Мать наклонилась к мальчику и страстно сжала его в объятиях. Глаза ее влажно заблестели.
— Мама… — прошептал он почти беззвучно.
Женщина прошептала на ухо сыну несколько слов, которые директор не смогла разобрать, как ни вслушивалась. Она даже не поняла, на каком языке они говорят. «О, этот головоломный польский язык!» — морщась, подумала она, но вслух сказала лишь с любезной улыбкой:
— Пойдем, Поль, я покажу тебе твою комнату и познакомлю с новыми друзьями.
Мальчик с обреченностью человека, понимающего, что у него нет выбора, протянул ей руку.
Рози Штайн широко улыбнулась и обратилась к посетительнице:
— Пожалуйста, передайте его святейшеству, что мы всегда рады приветствовать его в нашем пансионе. Мы приобщаем детей к азам католической веры и на этом поприще могли бы…

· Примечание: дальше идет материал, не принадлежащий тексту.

class DspOptions(C.Structure):
    _fields_ = [("eps_rel", C.c_double), ("eps_obj", C.c_double), ("max_iter", C.c_int32), ("check_every", C.c_int32),
                ("restart_sufficient", C.c_double), ("restart_necessary", C.c_double),
                ("restart_artificial", C.c_double), ("pid_kp", C.c_double), ("max_dlog_weight", C.c_double),
                ("step_scale", C.c_double), ("weight_guard", C.c_double), ("jump_steady", C.c_double), ("jump_tol", C.c_double),
                ("jump_min", C.c_double), ("ray_jumps", C.c_int32), ("ruiz_iters", C.c_int32),
                ("waves_per_block", C.c_int32), ("kkt_every", C.c_int32), ("no_matreg", C.c_int32), ("geo_iters", C.c_int32),
                ("kkt_gate", C.c_double), ("stall_rescue", C.c_int32), ("no_simplex", C.c_int32),
                ("jump_rel", C.c_double), ("precision", C.c_int32), ("polish_patience", C.c_int32), ("no_rtc", C.c_int32), ("no_interior_point", C.c_int32),
                ("eps_infeasible", C.c_double), ("recertify_passes", C.c_int32), ("simplex_warm", C.c_int32), ("warm_patience", C.c_int32)]


class DspBatch(C.Structure):
    _fields_ = [("B", C.c_int32), ("reserved", C.c_int32),
                ("c", C.c_void_p), ("c_stride", C.c_int64),
                ("var_lb", C.c_void_p), ("var_lb_stride", C.c_int64),
                ("var_ub", C.c_void_p), ("var_ub_stride", C.c_int64),
                ("row_lb", C.c_void_p), ("row_lb_stride", C.c_int64),
                ("row_ub", C.c_void_p), ("row_ub_stride", C.c_int64),
                ("obj_offset", C.c_void_p), ("obj_offset_stride", C.c_int64),
                ("row_compliance", C.c_void_p), ("row_compliance_stride", C.c_int64),
                ("x0", C.c_void_p), ("y0", C.c_void_p), ("primal_weight", C.c_void_p),
                ("x", C.c_void_p), ("y", C.c_void_p), ("obj", C.c_void_p),
                ("status", C.c_void_p), ("iters", C.c_void_p), ("jumps", C.c_void_p), ("flags", C.c_void_p)]


class DspStats(C.Structure):
    _fields_ = [("total_iterations", C.c_int64), ("max_iterations", C.c_int32), ("n_optimal", C.c_int32),
                ("grid_blocks", C.c_int32), ("block_threads", C.c_int32), ("lds_bytes", C.c_int32),
                ("cols_per_lane", C.c_int32), ("rows_per_lane", C.c_int32), ("kernel_ms", C.c_float),
                ("matreg", C.c_int32), ("lds_conflicts_identity", C.c_int32), ("lds_conflicts_chosen", C.c_int32),
                ("simplex", C.c_int32), ("streaming", C.c_int32), ("stream_bytes_per_iteration", C.c_int64),
                ("quadratic", C.c_int32), ("precision", C.c_int32), ("rtc", C.c_int32), ("stream_form", C.c_int32), ("stream_phases", C.c_int32),
                ("ipm_solved", C.c_int32), ("reserved1", C.c_int32)]


class DspLpDesc(C.Structure):
    _fields_ = [("n", C.c_int32), ("m", C.c_int32), ("nnz", C.c_int64),
                ("A_rowptr", C.POINTER(C.c_int32)), ("A_colidx", C.POINTER(C.c_int32)),
                ("A_val", C.POINTER(C.c_double)), ("col_scale", C.POINTER(C.c_double))]


class DspWbModel(C.Structure):
    _fields_ = [("c", C.c_void_p), ("lb", C.c_void_p), ("ub", C.c_void_p), ("rlo", C.c_void_p), ("rhi", C.c_void_p),
                ("base_c", C.c_void_p), ("x", C.c_void_p),
                ("n", C.c_int32), ("m", C.c_int32), ("T", C.c_int32),
                ("soc_init", C.c_int32), ("thr_init", C.c_int32), ("soc0", C.c_int32), ("thr0", C.c_int32),
                ("wind_cols", C.c_int32 * 8), ("pt_cols", (C.c_int32 * 2) * 8), ("pda_cols", C.c_int32 * 8),
                ("track_rows", C.c_int32 * 8), ("wind_kw", C.c_double),
                ("c0", C.c_void_p), ("c0_base", C.c_double), ("waste_per_kw", C.c_double),
                ("status", C.c_void_p), ("flags", C.c_void_p)]


class DspWbState(C.Structure):
    _fields_ = [("B", C.c_int32), ("N", C.c_int32), ("start", C.c_void_p), ("hour", C.c_void_p),
                ("da_series", C.c_void_p), ("rt_series", C.c_void_p), ("cf_series", C.c_void_p),
                ("soc", C.c_void_p), ("thr", C.c_void_p), ("da_offer", C.c_void_p), ("da_prices", C.c_void_p),
                ("delivered", C.c_void_p), ("revenue", C.c_void_p), ("energy_mwh", C.c_void_p),
                ("bad", C.c_void_p), ("uncertified", C.c_void_p)]


class DspLoopModel(C.Structure):
    _fields_ = [("c", C.c_void_p), ("lb", C.c_void_p), ("ub", C.c_void_p), ("rlo", C.c_void_p), ("rhi", C.c_void_p),
                ("base_c", C.c_void_p), ("x", C.c_void_p), ("c0", C.c_void_p),
                ("n", C.c_int32), ("m", C.c_int32), ("T", C.c_int32), ("n_state", C.c_int32),
                ("pt_cols", (C.c_int32 * 2) * 16), ("pt_coef", (C.c_double * 2) * 16), ("pt_const", C.c_double * 16),
                ("pda_cols", C.c_int32 * 16), ("track_rows", C.c_int32 * 16), ("wind_cols", C.c_int32 * 16),
                ("state_init", C.c_int32 * 2), ("state_real", C.c_int32 * 2),
                ("wind_kw", C.c_double), ("c0_base", C.c_double), ("waste_per_kw", C.c_double),
                ("status", C.c_void_p), ("flags", C.c_void_p), ("wind_kw_plant", C.c_void_p), ("c0_base_plant", C.c_void_p)]


class DspLoopState(C.Structure):
    _fields_ = [("B", C.c_int32), ("N", C.c_int32), ("start", C.c_void_p), ("hour", C.c_void_p),
                ("da_series", C.c_void_p), ("rt_series", C.c_void_p), ("cf_series", C.c_void_p),
                ("state", C.c_void_p), ("state_scale", C.c_double * 2), ("da_offer", C.c_void_p), ("da_prices", C.c_void_p),
                ("delivered", C.c_void_p), ("revenue", C.c_void_p), ("energy_mwh", C.c_void_p),
                ("bad", C.c_void_p), ("uncertified", C.c_void_p)]


EXPORTED_SYMBOLS = ("dsp_default_options", "dsp_create", "dsp_solve", "dsp_spmv_step", "dsp_get_dims",
                    "dsp_get_scaling", "dsp_destroy", "dsp_strerror", "dsp_last_hip_error", "dsp_version",
                    "dsp_rtc_compile_check", "dsp_rtc_message", "dsp_wb_rolling_update", "dsp_loop_update", "dsp_bid_points", "dsp_source_hash",
                    "dsp_market_prepare", "dsp_market_clear", "dsp_loop_market_prepare", "dsp_loop_market_clear", "dsp_loop_param_step", "dsp_loop_project",
                    "dsp_loop_schedule_prepare", "dsp_loop_monotone_prepare", "dsp_loop_ledger", "dsp_loop_record")


ABI_VERSION = 21


BID_MAX_HOURS, BID_MAX_SCENARIOS = 64, 16384


class DspBidRequest(C.Structure):
    _fields_ = [("B", C.c_int32), ("T", C.c_int32), ("ldx", C.c_int32), ("ldp", C.c_int32), ("terms", C.c_int32), ("reserved", C.c_int32),
                ("x", C.c_void_p), ("price", C.c_void_p), ("ok", C.c_void_p), ("out", C.c_void_p), ("p_min", C.c_double),
                ("col", (C.c_int32 * 2) * BID_MAX_HOURS), ("val", (C.c_double * 2) * BID_MAX_HOURS), ("constant", C.c_double * BID_MAX_HOURS)]


MARKET_MAX_T, MARKET_MAX_S = 48, 16


class DspMarketModel(C.Structure):
    _fields_ = [("c", C.c_void_p), ("lb", C.c_void_p), ("ub", C.c_void_p), ("base_c", C.c_void_p), ("x", C.c_void_p), ("c0", C.c_void_p),
                ("status", C.c_void_p), ("flags", C.c_void_p),
                ("n", C.c_int32), ("T", C.c_int32), ("soc_init", C.c_int32), ("thr_init", C.c_int32),
                ("wind_cols", C.c_int32 * MARKET_MAX_T), ("pt_cols", (C.c_int32 * 2) * MARKET_MAX_T), ("pda_cols", C.c_int32 * MARKET_MAX_T),
                ("wind_kw", C.c_double), ("c0_base", C.c_double), ("waste_per_kw", C.c_double)]


class DspMarketState(C.Structure):
    _fields_ = [("B", C.c_int32), ("S", C.c_int32), ("D", C.c_int32), ("N", C.c_int32), ("backcast", C.c_int32), ("price_taker", C.c_int32),
                ("start", C.c_void_p), ("hour", C.c_void_p),
                ("da_series", C.c_void_p), ("rt_series", C.c_void_p), ("cf_series", C.c_void_p),
                ("soc", C.c_void_p), ("thr", C.c_void_p), ("da_offer", C.c_void_p), ("da_prices", C.c_void_p),
                ("bad", C.c_void_p), ("uncertified", C.c_void_p)]


class DspLoopMarketModel(C.Structure):
    _fields_ = [("c", C.c_void_p), ("lb", C.c_void_p), ("ub", C.c_void_p), ("base_c", C.c_void_p), ("x", C.c_void_p), ("c0", C.c_void_p),
                ("status", C.c_void_p), ("flags", C.c_void_p),
                ("n", C.c_int32), ("T", C.c_int32), ("n_state", C.c_int32), ("row_stride", C.c_int32),
                ("pt_cols", (C.c_int32 * 2) * MARKET_MAX_T), ("pt_coef", (C.c_double * 2) * MARKET_MAX_T), ("pt_const", C.c_double * MARKET_MAX_T),
                ("pda_cols", C.c_int32 * MARKET_MAX_T), ("wind_cols", C.c_int32 * MARKET_MAX_T), ("state_init", C.c_int32 * 2),
                ("wind_kw", C.c_double), ("c0_base", C.c_double), ("waste_per_kw", C.c_double),
                ("wind_kw_plant", C.c_void_p), ("c0_base_plant", C.c_void_p)]


class DspLoopMarketState(C.Structure):
    _fields_ = [("B", C.c_int32), ("S", C.c_int32), ("D", C.c_int32), ("N", C.c_int32), ("backcast", C.c_int32), ("price_taker", C.c_int32),
                ("start", C.c_void_p), ("hour", C.c_void_p),
                ("da_series", C.c_void_p), ("rt_series", C.c_void_p), ("cf_series", C.c_void_p),
                ("state", C.c_void_p), ("da_offer", C.c_void_p), ("da_prices", C.c_void_p),
                ("bad", C.c_void_p), ("uncertified", C.c_void_p), ("p_min_cents", C.c_int64),
                ("rt_history_lag_days", C.c_int32), ("self_schedule", C.c_int32), ("curve_slots", C.c_int32), ("coupled", C.c_int32),
                ("p_min_cents_plant", C.c_void_p)]


class DspLoopParamState(C.Structure):
    _fields_ = [("B", C.c_int32), ("N", C.c_int32), ("price_taker", C.c_int32), ("battery", C.c_int32),
                ("start", C.c_void_p), ("hour", C.c_void_p),
                ("da_series", C.c_void_p), ("rt_series", C.c_void_p), ("da_cf_series", C.c_void_p), ("rt_cf_series", C.c_void_p),
                ("state", C.c_void_p), ("bid_price", C.c_void_p), ("storage_mw", C.c_void_p), ("wind_mw", C.c_double),
                ("da_offer", C.c_void_p), ("da_prices", C.c_void_p), ("da_curve", C.c_void_p), ("da_count", C.c_void_p),
                ("rt_dispatch", C.c_void_p), ("rt_curve", C.c_void_p), ("rt_count", C.c_void_p),
                ("h2_kg", C.c_void_p), ("h2_mul", C.c_double), ("h2_div", C.c_double), ("pem_col", C.c_int32), ("reserved", C.c_int32)]


class DspLoopProjectState(C.Structure):
    _fields_ = [("B", C.c_int32), ("N", C.c_int32), ("ruc_hour", C.c_int32), ("slots", C.c_int32),
                ("start", C.c_void_p), ("hour", C.c_void_p), ("cf_series", C.c_void_p), ("state", C.c_void_p),
                ("state_scale", C.c_double * 2), ("obj", C.c_void_p),
                ("proj_state", C.c_void_p), ("proj_real", C.c_void_p), ("proj_obj", C.c_void_p),
                ("bad", C.c_void_p), ("uncertified", C.c_void_p),
                ("da_offer", C.c_void_p), ("da_prices", C.c_void_p), ("pend_offer", C.c_void_p), ("pend_prices", C.c_void_p),
                ("da_curve", C.c_void_p), ("da_count", C.c_void_p), ("pend_curve", C.c_void_p), ("pend_count", C.c_void_p)]


LEDGER_MAX_FORMS, LEDGER_MAX_TERMS = 8, 8


class DspLoopLedgerDesc(C.Structure):
    _fields_ = [("n_forms", C.c_int32), ("reserved", C.c_int32), ("n_terms", C.c_int32 * LEDGER_MAX_FORMS),
                ("cols", (C.c_int32 * LEDGER_MAX_TERMS) * LEDGER_MAX_FORMS), ("per_avail", C.c_double * LEDGER_MAX_FORMS),
                ("coef", C.c_void_p), ("constant", C.c_void_p), ("coef_stride", C.c_int64), ("const_stride", C.c_int64),
                ("acc", C.c_void_p), ("hour_value", C.c_void_p)]


RECORD_MAX_PLANTS, RECORD_MAX_SEGMENTS, RECORD_MAX_WIDTH = 64, 16, 1 << 20


class DspLoopRecordSegment(C.Structure):
    _fields_ = [("src", C.c_void_p), ("dst", C.c_void_p), ("plant_stride", C.c_int64), ("elem_stride", C.c_int64),
                ("width", C.c_int32), ("elem_bytes", C.c_int32)]


class DspLoopRecordDesc(C.Structure):
    _fields_ = [("n_plants", C.c_int32), ("n_segments", C.c_int32), ("plants", C.c_int32 * RECORD_MAX_PLANTS), ("clock", C.c_void_p),
                ("divisor", C.c_int32), ("offset", C.c_int32), ("rows", C.c_int32), ("reserved", C.c_int32),
                ("segments", DspLoopRecordSegment * RECORD_MAX_SEGMENTS)]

— Непременно передам! — улыбнулась дама. Темные очки удачно маскировали застывшую в глазах мучительную тоску.
Когда за мальчиком захлопнулась дверь школы, дама в очках села на заднее сиденье лимузина и бросила шоферу: «Поехали!»
Затем она сняла темные очки, достала из сумочки фотографию и разорвала ее на мелкие кусочки. Точно солнечный лучик, в хмурый день пробивающийся сквозь тучи, по расстроенному лицу скользнула улыбка.

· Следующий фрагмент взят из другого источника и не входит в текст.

template <int NW>
__device__ __forceinline__ void tile_statistics(uint32_t *H, const uint8_t *tile_rows, uint32_t npos, uint32_t nbytes, const AnchorDesc &a,
                                                uint32_t tile_start, uint32_t tile, const FuseArgs &fo, int lane) {
    const uint32_t N = fo.ngenomes, N1 = N + 1u, hw = fo.hw;
    const uint32_t nh = 2u * N1;
#ifdef PG_PHASE_TIMING
    uint32_t tph[5] = {0, 0, 0, 0, 0}, tph_t = (uint32_t)__builtin_readcyclecounter();
#define PG_TPH(i) { const uint32_t n_ = (uint32_t)__builtin_readcyclecounter(); tph[i] += n_ - tph_t; tph_t = n_; }
#else
#define PG_TPH(i)
#endif
    __builtin_amdgcn_s_waitcnt(0x0F70);
    __syncthreads();
    PG_TPH(0)
    const uint64_t base = reinterpret_cast<uint64_t>(tile_rows);
    GlobalBytes rs = reinterpret_cast<GlobalBytes>(((uint64_t)(uint32_t)__builtin_amdgcn_readfirstlane((int)(uint32_t)(base >> 32)) << 32) |
                                                   (uint32_t)__builtin_amdgcn_readfirstlane((int)(uint32_t)base));
    const uint32_t r100 = (100u - tile_start % 100u) % 100u + 100u * (uint32_t)lane;
    const bool want100 = fo.out100 != nullptr && r100 < npos;
    uint32_t w100[NW];
    fuse_load_row<NW>(rs, min(r100, npos - 1u) * nbytes, w100);
    for (uint32_t i = lane; i < 4u * nh; i += 64) H[i] = 0;
    const uint64_t bin_end = ((uint64_t)(tile_start / a.binlen) + 1u) * a.binlen;
    const uint32_t split = (uint32_t)min((uint64_t)npos, bin_end - tile_start);
    const uint32_t keep = (nbytes & 3u) ? ((1u << (8u * (nbytes & 3u))) - 1u) : ~0u;
    uint32_t *const Hc = H + ((uint32_t)lane & 3u) * nh;
    uint32_t *cs_out = fo.tile_cs + (uint64_t)tile * fo.csw;
    uint32_t pcs[4] = {0, 0, 0, 0};
    __syncthreads();
    PG_TPH(1)
    if constexpr (NW <= 2) {
        tile_statistics_pass<NW, true>(Hc, rs, npos, nbytes, 0u, keep, split, N, pcs, cs_out, lane);
        PG_TPH(2)
    } else {
        tile_statistics_pass<2, false>(Hc, rs, npos, nbytes, 0u, ~0u, split, N, pcs, cs_out, lane);
        PG_TPH(2)
        tile_statistics_pass<NW - 2, true>(Hc, rs, npos, nbytes, 8u, keep, split, N, pcs, cs_out + 32, lane);
    }
    if (want100) {
        uint8_t *dst = fo.out100 + a.out100_off + (uint64_t)((tile_start + r100) / 100u) * nbytes;
#pragma unroll
        for (int i = 0; i < NW; ++i)
#pragma unroll
            for (int b = 0; b < 4; ++b)
                if ((uint32_t)(4 * i + b) < nbytes) dst[4 * i + b] = (uint8_t)(w100[i] >> (8 * b));
    }
    __syncthreads();
    PG_TPH(3)
    uint32_t *th = fo.tile_hist + (uint64_t)tile * hw;
    for (uint32_t i = lane; i < hw; i += 64) {
        const uint32_t lo = H[2u * i] + H[nh + 2u * i] + H[2u * nh + 2u * i] + H[3u * nh + 2u * i];
        const uint32_t hi = H[2u * i + 1u] + H[nh + 2u * i + 1u] + H[2u * nh + 2u * i + 1u] + H[3u * nh + 2u * i + 1u];
        th[i] = lo | (hi << 16);
    }
    PG_TPH(4)
#ifdef PG_PHASE_TIMING
    if (lane == 0)
        for (int i = 0; i < 5; ++i) atomicAdd(&pg_phase_cycles[(blockIdx.x & 1023u) * 16u + 11 + i], (unsigned long long)tph[i]);
#endif
#undef PG_TPH
}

«Эта госпожа Штайн понятия не имеет, что такое фотомонтаж», — подумала женщина.
С одного из порванных кусочков с отеческой лаской и всепрощающей улыбкой взирало лицо Иоанна Павла Второго, его святейшества Папы Римского, в миру носившего имя Кароль Войтыла. Кароль Войтыла был стопроцентным поляком. А женщина в лимузине была стопроцентной русской.
Она взглянула на часы и озабоченно покачала головой. Прокатные сутки роскошного автомобиля заканчивались ровно через два часа.